The use of antibodies for therapeutically inhibiting cytokines such as IL-6 may soon be replaced by utilizing small protein, nonantibody-based inhibitors called avimers. Avimers may surpass monoclonal antibodies in efficacy and potency, while reducing cost. Because these proteins lack immunoglobulin domains, they are much less immunoreactive, and their smaller size (∼4 kDa) allows tighter interactions between the avimer and their target cytokine or receptor.^132,133 In addition, due to their reduced immunoreactive nature, they should theoretically reduce occurrences of serious side effects such as acute allergic reactions, which currently are a common problem with antibody therapeutics. Because of the promising features of this type of biological therapeutic, many pharmaceutical companies are pursuing the development of drugs based on nonantibody protein compounds, but the majority of these compounds are still in preclinical or Phase 1 trials.

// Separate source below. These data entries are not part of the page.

class Engine:

    def __init__(self, device=0, elem_cap=None, hostemu=None, referential=True, gather_stats=False, tracing=False, disabled_builtins=None):
        self.lib = L.load(hostemu)
        self.hostemu = bool(hostemu)
        opts = L.gk_opts()
        opts.device = device
        if elem_cap:
            for i, v in enumerate(elem_cap):
                opts.elem_cap[i] = v
        opts.flags = (0 if referential else L.GK_OPT_NO_REFERENTIAL) | (L.GK_OPT_GATHER_STATS if gather_stats else 0) | (L.GK_OPT_TRACE if tracing else 0)
        if disabled_builtins is not None:
            names = [n.encode() for n in disabled_builtins]
            self._disabled = (C.c_char_p * max(len(names), 1))(*names)
            opts.disabled_builtins, opts.n_disabled_builtins = self._disabled, len(names)
        h = C.c_void_p()
        self._check(self.lib.gk_engine_create(C.byref(opts), C.byref(h)))
        self.handle = h

    def _check(self, rc):
        if rc != L.GK_OK:
            msg = self.lib.gk_last_error().decode()
            if rc == L.GK_ERR_UNSUPPORTED:
                raise UnsupportedError(rc, msg)
            raise EngineError(rc, msg)

    def close(self):
        if getattr(self, "handle", None):
            self.lib.gk_engine_destroy(self.handle)
            self.handle = None

    def __del__(self):
        try:
            self.close()
        except Exception:
            pass

    def add_template(self, kind, rego, libs=()):
        arr = (C.c_char_p * max(1, len(libs)))(*[l.encode() for l in libs])
        self._check(self.lib.gk_template_add(self.handle, kind.encode(), rego.encode(), arr, len(libs)))

    def remove_template(self, kind):
        self._check(self.lib.gk_template_remove(self.handle, kind.encode()))

    def add_constraint(self, constraint):
        body = json.dumps(constraint).encode()
        cid = C.c_uint32()
        self._check(self.lib.gk_constraint_add(self.handle, body, len(body), C.byref(cid)))
        return cid.value

    def remove_constraint(self, kind, name):
        self._check(self.lib.gk_constraint_remove(self.handle, kind.encode(), name.encode()))

    def put_data(self, path, obj):
        arr = (C.c_char_p * len(path))(*[p.encode() for p in path])
        body = json.dumps(obj).encode()
        self._check(self.lib.gk_data_put(self.handle, arr, len(path), body, len(body)))

    def remove_data(self, path):
        arr = (C.c_char_p * len(path))(*[p.encode() for p in path])
        self._check(self.lib.gk_data_remove(self.handle, arr, len(path)))

    @staticmethod
    def _process_flag(process):
        if process is None:
            return 0
        if process not in ("audit", "webhook"):
            raise ValueError("tables are built for process 'audit' or 'webhook', not %r" % (process,))
        return L.GK_TABLE_PROCESS_AUDIT if process == "audit" else L.GK_TABLE_PROCESS_WEBHOOK

    def set_excluder(self, match_entries):
        js = json.dumps(match_entries or []).encode()
        self._check(self.lib.gk_excluder_replace(self.handle, js, len(js)))

    def is_excluded(self, process, review):
        arr = (L.gk_review_in * 1)()
        self._fill(arr[0], review)
        out = C.c_int32(0)
        self._check(self.lib.gk_excluder_excluded(self.handle, process.encode(), arr, C.byref(out)))
        return bool(out.value)

    @staticmethod
    def _fill(a, r):
        a.kind, a.source = r.kind, r.source
        a.json, a.json_len = r.json, len(r.json)
        if r.namespace is not None:
            a.namespace_json, a.namespace_len = r.namespace, len(r.namespace)
        if r.ns_object is not None:
            a.ns_object_json, a.ns_object_len = r.ns_object, len(r.ns_object)
        a.operation = r.operation

    def create_table(self, reviews, keep_docs=True, resident=False, process=None, pre_matched=False):
        n = len(reviews)
        arr = (L.gk_review_in * max(1, n))()
        keep = []
        for i, r in enumerate(reviews):
            a = arr[i]
            a.kind, a.source = r.kind, r.source
            a.json, a.json_len = r.json, len(r.json)
            keep.append(r)
            if r.namespace is not None:
                a.namespace_json, a.namespace_len = r.namespace, len(r.namespace)
            if r.ns_object is not None:
                a.ns_object_json, a.ns_object_len = r.ns_object, len(r.ns_object)
            a.operation = r.operation
        st = (C.c_int32 * max(1, n))()
        h = C.c_void_p()
        flags = (L.GK_TABLE_KEEP_DOCS if keep_docs else 0) | (L.GK_TABLE_RESIDENT if resident else 0) | self._process_flag(process) | (
            L.GK_TABLE_PRE_MATCHED if pre_matched else 0)
        self._check(self.lib.gk_table_create(self.handle, arr, n, flags, st, C.byref(h)))
        return Table(self, h, list(st)[:n], n)

    def create_table_spool(self, api_cache_dir, kind, folders, keep_docs=False, resident=True, process=None, keep_text=False):
        info, h = C.POINTER(L.gk_spool_info)(), C.c_void_p()
        flags = (L.GK_TABLE_KEEP_DOCS if keep_docs else 0) | (L.GK_TABLE_RESIDENT if resident else 0) | self._process_flag(process) | (L.GK_TABLE_KEEP_TEXT if keep_text else 0)
        self._check(self.lib.gk_table_create_spool(self.handle, str(api_cache_dir).encode(), kind.encode(), int(folders), flags, C.byref(info), C.byref(h)))
        o = info.contents
        n = int(o.n_reviews)
        d = {"n_files": int(o.n_files), "n_reviews": n, "n_unreadable": int(o.n_unreadable), "n_namespace_missing": int(o.n_namespace_missing),
             "n_folders_missing": int(o.n_folders_missing),
             "bytes": int(o.bytes), "names": [o.names[i].decode() for i in range(n)], "n_rejected": int(o.n_rejected), "n_excluded": int(o.n_excluded)}
        statuses = [int(o.statuses[i]) for i in range(n)]
        self.lib.gk_spool_info_free(info)
        return Table(self, h, statuses, n), d

    def create_table_native(self, reviews_ptr, n, keep_docs=False, resident=False, process=None, keep_text=False, pruned=False):
        st = (C.c_int32 * max(1, n))()
        h = C.c_void_p()
        flags = ((L.GK_TABLE_KEEP_DOCS if keep_docs else 0) | (L.GK_TABLE_RESIDENT if resident else 0) | self._process_flag(process) | (L.GK_TABLE_KEEP_TEXT if keep_text else 0)
                 | (L.GK_TABLE_PRUNED if pruned else 0))
        self._check(self.lib.gk_table_create(self.handle, reviews_ptr, n, flags, st, C.byref(h)))
        return Table(self, h, st, n)

    def dump(self):
        p = C.c_void_p()
        self._check(self.lib.gk_dump(self.handle, C.byref(p)))
        s = C.string_at(p).decode()
        self.lib.gk_free(p)
        return s


class Result:

    def __init__(self, msg, constraint, details=None, enforcement_action="deny", scoped_actions=None, target=TARGET_NAME):
        self.target = target
        self.msg = msg
        self.constraint = constraint
        self.metadata = {"details": details if details is not None else {}}
        self.enforcement_action = enforcement_action
        self.scoped_enforcement_actions = scoped_actions

    def key(self):
        c = self.constraint
        return (c.get("kind"), (c.get("metadata") or {}).get("name"), self.msg, json.dumps(self.metadata, sort_keys=True),
                self.enforcement_action, tuple(self.scoped_enforcement_actions or ()))

    def __repr__(self):
        return "Result(%r, %s/%s, %s)" % (self.msg, self.constraint.get("kind"),
                                          (self.constraint.get("metadata") or {}).get("name"), self.enforcement_action)


class QueryResponse:

    def __init__(self, results, stats_entries=None, trace=None):
        self.results = results
        self.stats_entries = stats_entries or []
        self.trace = trace


class ClientError(Exception):
    pass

Avida recently developed an avimer against IL-6 called C326 or AMG-220.¹³⁴ Their studies show that this avimer has superior stability and drug longevity compared with antibody-based inhibitors,⁷³ resulting in an increase in both the half-life and the shelf-life of the drug. Avida published results demonstrating that their avimer against IL-6 has an IC₅₀ in the picomolar range leading to much smaller doses, and as it can be produced in Escherichia coli, the cost is reduced.¹³³ AMG-220 is also being developed for Castleman’s disease, an autoimmune disorder that is characterized by high levels of serum IL-6 which is thought to cause the hyper-proliferation of B-cells, leading to high fevers, joint pain, weight loss, and anemia.¹³⁵ Currently, a Phase 1 trial for Crohn’s disease is also in progress and is recruiting volunteers with stable disease and generally good health.^133,136,137

Although not all IL-6 inhibitors currently being developed or on the market are designed for cancer, IL-6 inhibitors, in principle, should work similarly for all diseases where IL-6 is deregulated. Therefore, IL-6 inhibitors should effectively inhibit IL-6-dependent cancers by reducing metastases to the bone and bone destruction. Availability of IL-6 inhibitors for the treatment of various cancers and bone metastases should improve as new uses of the inhibitors are approved by the FDA.

Conclusion

Recent research and publications have demonstrated that IL-6 is one of the major factors upregulating and modulating cancer-mediated bone destruction. The information presented in this review illustrates the potential for IL-6 as a prognostic factor. In addition, fluctuations in serum IL-6 levels could help direct additional treatment strategies in the future, but clinical studies are needed to assess that potential. There is also evidence from in vitro, in vivo, and preliminary clinical trials to suggest that specific anti-IL-6 therapies may improve cancer survival rates and reduce metastatic burden in some types of cancers. However, additional studies and appropriate clinical trials need to be done to fully ascertain the effectiveness of anti-IL-6 therapies in cancer patients.

Disclosure

The authors declare that they have no conflict of interest.